When courts can not place parties wholly in statu quo, they are not thereby precluded from granting relief against fraud. They may proceed to do so as nearly as possible, and make compensation. It would disclose a very gross inadequacy in our system of remedial justice if, in this case, taking the bill as true, Jacks could continue to enjoy the fruits of a transaction by which, with full notice of her rights, he had acquired almost the whole estate of an infant for a consideration so grossly inadequate.
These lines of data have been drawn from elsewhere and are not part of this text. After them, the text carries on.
#define MIA_T2_SYNC() do { asm volatile("s_waitcnt lgkmcnt(0)" ::: "memory"); __builtin_amdgcn_wave_barrier(); } while (0)
__device__ __forceinline__ float t2_add_h(float v) {
  typedef unsigned u2v __attribute__((ext_vector_type(2)));
  u2v r = __builtin_amdgcn_permlane32_swap(__float_as_uint(v), __float_as_uint(v), false, false);
  v = __uint_as_float(r.x) + __uint_as_float(r.y);
  r = __builtin_amdgcn_permlane16_swap(__float_as_uint(v), __float_as_uint(v), false, false);
  return __uint_as_float(r.x) + __uint_as_float(r.y);
}
__device__ __forceinline__ unsigned t2_max_h(unsigned u) {
  typedef unsigned u2v __attribute__((ext_vector_type(2)));
  u2v r = __builtin_amdgcn_permlane32_swap(u, u, false, false);
  u = r.x > r.y ? r.x : r.y;
  r = __builtin_amdgcn_permlane16_swap(u, u, false, false);
  return r.x > r.y ? r.x : r.y;
}
template <int NB, bool TIED>
__device__ __forceinline__ void t2_split_x(float (&xsb)[NB][8], const bool colok, const int sg, const int k, const float inv_k,
                                           float& xm, float& inv_sx, h8v (&xh)[NB], h8v (&xl)[NB]) {
#pragma clang fp contract(off)
  float xs = 0.0f;
  unsigned xmax = 0u;
  if ((k & 7) == 0) {
    float lm[NB];
#pragma unroll
    for (int b = 0; b < NB; ++b) lm[b] = (colok && 8 * (4 * b + sg) < k) ? 1.0f : 0.0f;
#pragma unroll
    for (int b = 0; b < NB; ++b)
#pragma unroll
      for (int i = 0; i < 8; ++i) xs = __builtin_fmaf(xsb[b][i], lm[b], xs);
    xm = t2_add_h(xs) * inv_k;
    float xmaxf = 0.0f;
#pragma unroll
    for (int b = 0; b < NB; ++b) {
      const float xml = xm * lm[b];
#pragma unroll
      for (int i = 0; i < 8; ++i) {
        xsb[b][i] = __builtin_fmaf(xsb[b][i], lm[b], -xml);
        xmaxf = __builtin_fmaxf(xmaxf, __builtin_fabsf(xsb[b][i]));
      }
    }
    xmax = __float_as_uint(xmaxf);
  } else {
#pragma unroll
    for (int b = 0; b < NB; ++b)
#pragma unroll
      for (int i = 0; i < 8; ++i) {
        const bool live = colok && 8 * (4 * b + sg) + i < k;
        xsb[b][i] = live ? xsb[b][i] : 0.0f;
        xs += xsb[b][i];
      }
    xm = t2_add_h(xs) * inv_k;
#pragma unroll
    for (int b = 0; b < NB; ++b)
#pragma unroll
      for (int i = 0; i < 8; ++i) {
        const bool live = colok && 8 * (4 * b + sg) + i < k;
        xsb[b][i] = live ? xsb[b][i] - xm : 0.0f;
        const unsigned a = __float_as_uint(xsb[b][i]) & 0x7fffffffu;
        xmax = a > xmax ? a : xmax;
      }
  }
  xmax = t2_max_h(xmax);
  int esx;
  const float sx = pow2_scale(xmax, 9, &esx);
  inv_sx = __uint_as_float((unsigned)(127 - esx) << 23);
#pragma unroll
  for (int b = 0; b < NB; ++b) {
    float t8[8];
#pragma unroll
    for (int i = 0; i < 8; ++i) t8[i] = xsb[b][i] * sx;
    if constexpr (TIED) split8_tied(t8, xh[b], xl[b]);
    else split8(t8, xh[b], xl[b]);
  }
}
__device__ __forceinline__ unsigned t2_wave_max_u32(unsigned u) {
  unsigned t;
  t = (unsigned)__builtin_amdgcn_update_dpp(0, (int)u, 0xB1, 0xf, 0xf, false); u = u > t ? u : t;
  t = (unsigned)__builtin_amdgcn_update_dpp(0, (int)u, 0x4E, 0xf, 0xf, false); u = u > t ? u : t;
  t = (unsigned)__builtin_amdgcn_update_dpp(0, (int)u, 0x124, 0xf, 0xf, false); u = u > t ? u : t;
  t = (unsigned)__builtin_amdgcn_update_dpp(0, (int)u, 0x128, 0xf, 0xf, false); u = u > t ? u : t;
  const unsigned a = (unsigned)__builtin_amdgcn_readlane((int)u, 0), b = (unsigned)__builtin_amdgcn_readlane((int)u, 16);
  const unsigned c = (unsigned)__builtin_amdgcn_readlane((int)u, 32), d = (unsigned)__builtin_amdgcn_readlane((int)u, 48);
  const unsigned ab = a > b ? a : b, cd = c > d ? c : d;
  return ab > cd ? ab : cd;
}
__device__ __forceinline__ f4w t2_mfma3(f4w acc, const h8v ah, const h8v al, const h8v bh, const h8v bl) {
  acc = __builtin_amdgcn_mfma_f32_16x16x32_f16(al, bh, acc, 0, 0, 0);
  acc = __builtin_amdgcn_mfma_f32_16x16x32_f16(ah, bl, acc, 0, 0, 0);
  return __builtin_amdgcn_mfma_f32_16x16x32_f16(ah, bh, acc, 0, 0, 0);
}
template <typename T>
__device__ __forceinline__ T t2_ld(const void* base, unsigned byte_off) {
  return *reinterpret_cast<const T*>(reinterpret_cast<const char*>(base) + byte_off);
}
typedef short s4v __attribute__((__vector_size__(4 * sizeof(short))));
__device__ __forceinline__ s4v t2_tr_read(const unsigned char* lds_addr) {
  return __builtin_amdgcn_ds_read_tr16_b64_v4i16((__attribute__((address_space(3))) s4v*)lds_addr);
}


struct SplitPackJob { const float* Yb; const float* d; unsigned char* rec; int k; };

He should answer the bill, and may, by leave of the court below, under sec. 4571, Gantt’s Dig., bring in all parties necessary to his protection with regard to the subject-matter of the litigation. The bill seems to concede the right of the father, under the laws of Kentucky, to forty per cent, of the proceeds of the Louisville sales. The subject-matter of the suit, in this view, is sixty per cent, of the fund which Jacks received from the guardian. It is not meant here to decide upon this point, nor is it necessary.
We think the Chancellor erred in sustaining the demurrer and dismissing the bill.
Let the decree be reversed and the cause be remanded, with instructions to the court below to overrule the demurrer, and for such proceedings as may be consistent with equity and this opinion.